Heiko Mell

Interessantes kann man tun oder werden

Das nicht im Bewusstsein aller berufstätigen Akademiker hinreichend verankerte Problem besteht darin, dass ihnen dieses Wörtchen „oder“ nicht bewusst ist: Sie hätten gern beides, interessante Aufgaben und einen konsequent erfolgreichen Aufstieg in interessante Spitzenpositionen.

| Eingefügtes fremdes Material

# A511-1103/building-detection

Measured on AMD Instinct MI355X. Metric: 512x512 tiles/sec fwd+bwd DeepLabv3+ (v3plus.py) (full train step: fwd+loss+bwd+Adam), higher is better.
Workload: dtype f32; 1 GPU; DeepLabv3+ (v3plus.py) 512x512 bs=16/GPU fp32, train step, single GPU; global_batch=16, train_step=eager launches, side_stream_filter_gradients=True

## Files before the change

building_detection_amd/_lib.py:

```python
from __future__ import annotations

import ctypes as C
import os
import threading

_HERE = os.path.dirname(os.path.abspath(__file__))
LIB_PATH = os.path.join(_HERE, "libsegengine.so")

SG_F32, SG_BF16, SG_I64 = 0, 1, 2
SG_HEAD_F32 = 0x100
SG_COMM_ID_BYTES = 128
SG_EPI_BIAS, SG_EPI_RELU = 1, 2
SG_PRO_UP2, SG_EPI_DOWN2 = 16, 32
SG_X_UP2 = 0x200
SG_ACT_RELU, SG_ACT_SIGMOID = 0, 1
SG_LOSS_CE2, SG_LOSS_FOCAL, SG_LOSS_EDGE_FOCAL = 0, 1, 2
SG_MAX_CLASSES = 32
SG_AUGMENT_MAX_ITEMS = 64
SG_AUG_FLIP_UD, SG_AUG_FLIP_LR, SG_AUG_SWAP_RB, SG_AUG_THRESHOLD = 1, 2, 4, 8
SG_SCENE_MAX_ITEMS = 64
SG_SYM_FLIP_UD, SG_SYM_FLIP_LR, SG_SYM_TRANSPOSE = 1, 2, 4
SG_OPT_ADAM, SG_OPT_SGD = 0, 1
SG_OPT_AMSGRAD, SG_OPT_NESTEROV, SG_OPT_EMA = 1, 2, 4
SG_OPT_CLIP_NONE, SG_OPT_CLIP_VALUE, SG_OPT_CLIP_NORM, SG_OPT_CLIP_GLOBAL = 0, 1, 2, 3
# ... 148 lines not shown
    elif k == SG_CK_X6:
        n += f".BN{la.bn}.v{la.var}" + (".mf16" if la.mf16 else "") + (".npl1" if pl.npl == 1 else "")
    elif k == SG_CK_B16:
        n += f".BN{la.bn}.KS{la.ks}.PD{la.pd}"
    elif k == SG_CK_X6W:
        n += f".S{pl.x6w_S}"
    elif k == SG_CK_B16W:
        n += f".S{pl.b16w_S}"
    elif k == SG_CK_PATCH:
        n += f".C{la.pc}" + ("m" if la.pmulti else "") + f".BN{la.bn}"
    elif k == SG_CK_WIDE:
        n += (".b16" if b16 else ".x6") + f".W{la.bn}"
    n += "".join("." + o for o in operands)
    if la.skip_taps:
        n += ".skip"
    if pl.perm2 and k in (SG_CK_X6, SG_CK_B16):
        n += ".perm2"
    if la.group_m > 1:
        n += f".gm{la.group_m}"
    if la.cb:
        n += f".cb{la.cb}"
    if pl.Ckp != pl.Ck and pl.family == SG_CF_SLAB and pl.fast:
        n += ".vpad"
    if pl.nsub > 1:
        n += f".sub{pl.nb}+{pl.tail_n}"
    return n


class SegPlan(C.Structure):

    _fields_ = [(n, C.c_int) for n in ("V", "TX", "TY", "gx", "S")] + [("part_bytes", C.c_size_t)]


_vp, _i, _i64, _f, _sz = C.c_void_p, C.c_int, C.c_int64, C.c_float, C.c_size_t
_op = C.POINTER(ConvOpts)
_dp = C.POINTER(ConvDesc)
_pp = C.POINTER(C.c_void_p)
_fp = C.POINTER(C.c_float)

_SIGNATURES = {
    "sg_abi_version": (_i, []),
    "sg_last_error": (C.c_char_p, []),
    "sg_set_conv_x6": (_i, [_i]),
    "sg_create": (_i, [_i, _pp]),
    "sg_destroy": (_i, [_vp]),
    "sg_num_cus": (_i, [_vp]),
    "sg_conv2d_fwd": (_i, [_vp, _vp, _i, _dp, _vp, _vp, _vp, _vp, _i, _op]),
    "sg_conv2d_fwd_ws_bytes": (_sz, [_dp]),
    "sg_conv2d_fwd_stats_bytes": (_sz, [_dp]),
    "sg_get_conv_x6": (_i, []),
    "sg_conv2d_planes_job": (_i, [_vp, _i, _dp, _i, C.POINTER(PlanesJob), C.POINTER(C.c_size_t)]),
    "sg_prepare_planes": (_i, [_vp, _vp, _vp, _vp, _vp, _i, _i]),
    "sg_bn_tiles_ws_bytes": (_sz, [_vp, _i, _i]),
    "sg_bn_train_fwd_tiles": (_i, [_vp, _vp, _i, _i64, _i, _vp, _i, _vp, _vp, _vp, _vp, C.c_float, C.c_float, _i, _vp, _sz]),
    "sg_bn_apply": (_i, [_vp, _vp, _i, _i64, _i, _vp, _vp, _vp, _vp, _vp, _vp, _i]),
    "sg_conv2d_dgrad_ws_bytes": (_sz, [_dp]),
    "sg_conv2d_dgrad": (_i, [_vp, _vp, _i, _dp, _vp, _vp, _vp, _vp, _i, _op]),
    "sg_conv2d_wgrad_ws_bytes": (_sz, [_vp, _dp]),
    "sg_conv2d_wgrad": (_i, [_vp, _vp, _i, _dp, _vp, _vp, _vp, _vp, _op]),
    "sg_conv2d_caps": (_i, [_vp, _i, _dp, _i, C.POINTER(ConvCaps)]),
    "sg_conv2d_plan": (_i, [_vp, _i, _dp, _i, _i, _i, C.POINTER(ConvPlan)]),
    "sg_split_planes": (_i, [_vp, _vp, _vp, _i64, _i, _i, _vp]),
    "sg_conv2d_wgrad_planes_ws_bytes": (_sz, [_vp, _dp]),
    "sg_conv2d_wgrad_planes": (_i, [_vp, _vp, _dp, _vp, _vp, _vp, _vp, _sz]),
    "sg_conv2d_wgrad_plan": (_i, [_vp, _i, _dp, _i, _i, C.POINTER(WgradPlan)]),
    "sg_bias_grad_ws_bytes": (_sz, [_vp, _i64, _i]),
    "sg_bias_grad": (_i, [_vp, _vp, _i, _i64, _i, _i, _vp, _vp, _vp, _sz]),
    "sg_dwconv2d_fwd": (_i, [_vp, _vp, _i, _dp, _vp, _vp, _vp, _i, C.POINTER(BnIn)]),
    "sg_dwconv2d_dgrad": (_i, [_vp, _vp, _i, _dp, _vp, _vp, _vp, _vp, _i, _vp, C.POINTER(DwBnSums)]),
    "sg_dwconv2d_dgrad_bnsums_ws_bytes": (_sz, [_vp, _dp]),
    "sg_dwconv2d_wgrad_ws_bytes": (_sz, [_vp, _dp]),
    "sg_dwconv2d_wgrad": (_i, [_vp, _vp, _i, _dp, _vp, _vp, _vp, _i, C.POINTER(BnIn), _vp, _sz]),
    "sg_dwconv2d_plan": (_i, [_vp, _i, _dp, _i, _i, _i, C.POINTER(DwPlan)]),
    "sg_dense_fwd": (_i, [_vp, _vp, _i, _i, _i, _i, _vp, _vp, _vp, _vp, _i]),
    "sg_bn_ws_bytes": (_sz, [_vp, _i64, _i]),
    "sg_bn_train_fwd": (_i, [_vp, _vp, _i, _i64, _i, _vp, _vp, _vp, _vp, _vp, _vp, _vp, _vp, _f, _f, _i, _i, _vp, _sz]),
    "sg_bn_train_bwd": (_i, [_vp, _vp, _i, _i64, _i, _vp, _vp, _vp, _vp, _vp, _vp, _vp, _vp, _vp, _vp, _i, _vp, _sz]),
    "sg_bn_train_bwd_apply": (_i, [_vp, _vp, _i, _i64, _i] + [_vp] * 9 + [_i]),
    "sg_bn_train_bwd_thin_ok": (_i, [_vp, _i, _i64, _i, _i, _i]),
    "sg_bn_train_bwd_thin": (_i, [_vp, _vp, _i, _i64, _i, _i, _i] + [_vp] * 10 + [_i, _vp, _sz]),
    "sg_bn_infer": (_i, [_vp, _vp, _i, _i64, _i, _vp, _vp, _vp, _vp, _vp, _vp, _f, _i]),
    "sg_add2_bn": (_i, [_vp, _vp, _i, _i64, _i] + [_vp] * 11 + [_i, _i, _f, _i, _i]),
    "sg_bn_plan": (_i, [_vp, _i, _i64, _i, _i, _i, C.POINTER(BnPlan)]),
    "sg_seg_plan": (_i, [_vp, _i, _i, _i64, _i, _i, _i, C.POINTER(SegPlan)]),
    "sg_act_fwd": (_i, [_vp, _vp, _i, _i, _i64, _vp, _vp]),
    "sg_act_bwd": (_i, [_vp, _vp, _i, _i, _i64, _vp, _vp, _vp, _i]),
    "sg_add_n": (_i, [_vp, _vp, _i, _i, _pp, _i64, _vp, _i]),
    "sg_copy_channels": (_i, [_vp, _vp, _i, _i64, _i, _vp, _i, _i, _vp, _i, _i, _i]),
    "sg_softmax2_fwd": (_i, [_vp, _vp, _i, _i64, _vp, _vp]),
    "sg_softmax2_bwd": (_i, [_vp, _vp, _i, _i64, _vp, _vp, _vp]),
    "sg_softmax_fwd": (_i, [_vp, _vp, _i, _i64, _i, _vp, _vp]),
    "sg_softmax_bwd": (_i, [_vp, _vp, _i, _i64, _i, _vp, _vp, _vp]),
    "sg_softmax_branch_fwd": (_i, [_vp, _vp, _i, _i, _i, _i, _vp, _vp]),
    "sg_softmax_branch_bwd": (_i, [_vp, _vp, _i, _i, _i, _i, _vp, _vp, _vp]),
    "sg_bcast_mul_fwd": (_i, [_vp, _vp, _i, _i, _i64, _i, _i, _vp, _vp, _vp, _i]),
    "sg_bcast_mul_bwd_ws_bytes": (_sz, [_vp, _i, _i64, _i, _i]),
    "sg_bcast_mul_bwd": (_i, [_vp, _vp, _i, _i, _i64, _i, _i, _vp, _vp, _vp, _vp, _vp, _i, _vp, _sz]),
    "sg_scse_fwd": (_i, [_vp, _vp, _i, _i, _i64, _i, _vp, _vp, _vp, _vp]),
    "sg_scse_bwd_ws_bytes": (_sz, [_vp, _i, _i64, _i]),
    "sg_scse_bwd": (_i, [_vp, _vp, _i, _i, _i64, _i, _vp, _vp, _vp, _vp, _vp, _vp, _vp, _vp, _sz]),
    "sg_scse_bwd_sums": (_i, [_vp, _vp, _i, _i, _i64, _i, _vp, _vp, _vp, _vp, _vp, _vp, _vp, _sz]),
    "sg_scse_bwd_final": (_i, [_vp, _vp, _i, _i, _i64, _i, _vp, _vp, _vp, _vp, _vp, _vp, _vp, _i]),
    "sg_bam_fwd": (_i, [_vp, _vp, _i, _i, _i64, _i, _vp, _vp, _vp, _vp]),
    "sg_bam_bwd_ws_bytes": (_sz, [_vp, _i, _i64, _i]),
    "sg_bam_bwd": (_i, [_vp, _vp, _i, _i, _i64, _i, _vp, _vp, _vp, _vp, _vp, _vp, _vp, _vp, _sz]),
    "sg_maxpool_fwd": (_i, [_vp, _vp, _i, _i, _i, _i, _i, _i, _i, _i, _i, _i, _i, _vp, _vp]),
    "sg_maxpool_bwd": (_i, [_vp, _vp, _i, _i, _i, _i, _i, _i, _i, _i, _i, _i, _i, _vp, _vp, _vp, _vp]),
    "sg_maxpool_fwd_idx": (_i, [_vp, _vp, _i, _i, _i, _i, _i, _i, _i, _i, _i, _i, _i, _vp, _vp, _vp]),
    "sg_maxpool_bwd_idx": (_i, [_vp, _vp, _i, _i, _i, _i, _i, _i, _i, _i, _i, _i, _i, _vp, _vp, _vp]),
    "sg_avgpool_ws_bytes": (_sz, [_vp, _i, _i, _i, _i, _i, _i]),
    "sg_avgpool_fwd": (_i, [_vp, _vp, _i, _i, _i, _i, _i, _i, _i, _vp, _vp, _vp, _sz]),
    "sg_avgpool_bwd": (_i, [_vp, _vp, _i, _i, _i, _i, _i, _i, _i, _vp, _vp, _i]),
    "sg_upsample_nearest_fwd": (_i, [_vp, _vp, _i, _i, _i, _i, _i, _i, _i, _vp, _vp, _i]),
    "sg_upsample_nearest_bwd": (_i, [_vp, _vp, _i, _i, _i, _i, _i, _i, _i, _vp, _i, _vp, _i]),
    "sg_upsample_bilinear_fwd": (_i, [_vp, _vp, _i, _i, _i, _i, _i, _i, _i, _vp, _vp, _i]),
    "sg_upsample_bilinear_bwd": (_i, [_vp, _vp, _i, _i, _i, _i, _i, _i, _i, _vp, _i, _vp, _i]),
    "sg_loss_ws_bytes": (_sz, [_vp, _i64]),
    "sg_loss_fwd": (_i, [_vp, _vp, _i, _i64, _i, _vp, _vp, _vp, _vp, _sz]),
    "sg_loss_bwd": (_i, [_vp, _vp, _i, _i64, _i, _vp, _vp, _vp, _f]),
    "sg_confusion_counts": (_i, [_vp, _vp, _i64, _i, _vp, _vp, _vp]),
    "sg_lossn_ws_bytes": (_sz, [_vp, _i64]),
    "sg_lossn_fwd": (_i, [_vp, _vp, _i, _i64, _i, _i, _fp, _vp, _vp, _vp, _vp, _sz]),
    "sg_lossn_bwd": (_i, [_vp, _vp, _i, _i64, _i, _i, _fp, _vp, _vp, _vp, _f]),
    "sg_confusion_matrix": (_i, [_vp, _vp, _i64, _i, _i, _vp, _vp, _vp]),
    "sg_loss_region_ws_bytes": (_sz, [_vp, C.POINTER(RegionDesc)]),
    "sg_loss_region_fwd": (_i, [_vp, _vp, C.POINTER(RegionDesc), _vp, _vp, _vp, _vp, _vp, _sz]),
    "sg_loss_region_bwd": (_i, [_vp, _vp, C.POINTER(RegionDesc), _vp, _vp, _vp, _vp, _f]),
    "sg_loss_mined_ws_bytes": (_sz, [_vp, C.POINTER(MineDesc)]),
    "sg_loss_mined_fwd": (_i, [_vp, _vp, C.POINTER(MineDesc), _vp, _vp, _vp, _vp, _vp, _sz]),
    "sg_loss_mined_bwd": (_i, [_vp, _vp, C.POINTER(MineDesc), _vp, _vp, _vp, _vp, _f]),
    "sg_adam_step": (_i, [_vp, _vp, _i64, _vp, _vp, _vp, _vp, _f, _f, _f, _f, _f]),
    "sg_adam_step_lr": (_i, [_vp, _vp, _i64, _vp, _vp, _vp, _vp, _vp, _f, _f, _f, _f]),
    "sg_optim_norms_ws_bytes": (_sz, [_i]),
    "sg_optim_grad_norms": (_i, [_vp, _vp, C.POINTER(OptimTable), _vp, _f, _vp, _vp, _sz]),
    "sg_optim_step": (_i, [_vp, _vp, C.POINTER(OptimDesc), C.POINTER(OptimTable), _vp, _vp, _vp, _vp, _vp, _vp, _vp, _f, _f, _vp]),
    "sg_edge_labels": (_i, [_vp, _vp, _i, _i, _i, _i, _vp, _vp]),
    "sg_resize_linear_u8": (_i, [_vp, _vp, _i, _i, _i, _i, _vp, _i, _i, _vp]),
    "sg_augment_u8": (_i, [_vp, _vp, _i, _i, _i, _i, _vp, _i, _vp, _i, _i, _i, _vp]),
    "sg_argmax_accumulate_i8": (_i, [_vp, _vp, _vp, _i, _i, _vp, _i, _i, _i, _i]),
    "sg_argmax_max_u8": (_i, [_vp, _vp, _vp, _i, _i, _i, _vp, _i, _i, _i, _i]),
    "sg_scene_tiles_u8": (_i, [_vp, _vp, _i, _i, _vp, _i, _vp, _i, _vp]),
    "sg_prob_accumulate": (_i, [_vp, _vp, _i, _i, _vp, _i, _vp, _vp, _f, _vp, _vp, _i, _i]),
    "sg_prob_finalize": (_i, [_vp, _vp, _i, _vp, _vp, _i, _i, _vp, _i, _vp]),
    "sg_vote_ge": (_i, [_vp, _vp, _i, _pp, _i64, _i, _vp]),
    "sg_mask_objects_ws_bytes": (_sz, [_i, _i]),
    "sg_mask_objects": (_i, [_vp, _vp, _i, _i, _vp, _i, _vp, _sz, _vp, _vp, _i, _vp, _vp]),
    "sg_mask_split_words": (_i64, [_i, _i, _i, _i, _i, _i]),
    "sg_mask_split": (_i, [_vp, _vp, _i, _i, _vp, _vp, _vp, _vp, _i, _i, _vp, _vp]),
    "sg_objects_label_ws_bytes": (_sz, [_i, _i]),
    "sg_objects_label": (_i, [_vp, _vp, _i, _i, _vp, _i, _vp, _sz, _vp, _vp, _i, _vp]),
    "sg_objects_overlap_ws_bytes": (_sz, [_i64]),
    "sg_objects_overlap": (_i, [_vp, _vp, _i, _i, _vp, _vp, _i64, _vp, _sz, _vp, _vp]),
    "sg_object_distances_ws_bytes": (_sz, [_i, _i, _i]),
    "sg_object_distances": (_i, [_vp, _vp, _i, _i, _i, _vp, _vp, _sz, _vp, _vp]),
    "sg_separation_weights": (_i, [_vp, _vp, _i, _i, _i, _vp, _vp, _f, _f, _vp]),
    "sg_u8_to_f32": (_i, [_vp, _vp, _i64, _vp, _vp, _f, _f]),
    "sg_cast": (_i, [_vp, _vp, _i, _i, _i64, _vp, _vp]),
    "sg_fill_f32": (_i, [_vp, _vp, _vp, _i64, _f]),
    "sg_trace_mark": (_i, [_vp, _vp, _i, _i]),
    "sg_scale_f32": (_i, [_vp, _vp, _vp, _i64, _f]),
    "sg_comm_probe": (_i, [_vp]),
    "sg_comm_unique_id": (_i, [_vp]),
    "sg_comm_init": (_i, [_vp, _i, _i, _i, _pp]),
    "sg_comm_allreduce_sum": (_i, [_vp, _vp, _i, _vp, _i64]),
    "sg_comm_rank": (_i, [_vp]),
    "sg_comm_nranks": (_i, [_vp]),
# ... 58 lines not shown
```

Und das geht nicht! Oder sagen wir es so: Es gibt durchaus Fälle, in denen man innerhalb einer gewissen Phase sowohl an fachlich ungeheuer „spannenden“ (so formuliert die aufstrebende Jugend heute) Projekten arbeitet als auch in relativ kurzer Zeit eine Beförderungsstufe nach der anderen durcheilt. Aber dann kommt früher oder später der Punkt, wo die beiden „Schienen“ auseinanderlaufen – und man sich entscheiden muss: Eines der Ziele bekommt Priorität I, das andere rangiert dann darunter, notfalls auch deutlich.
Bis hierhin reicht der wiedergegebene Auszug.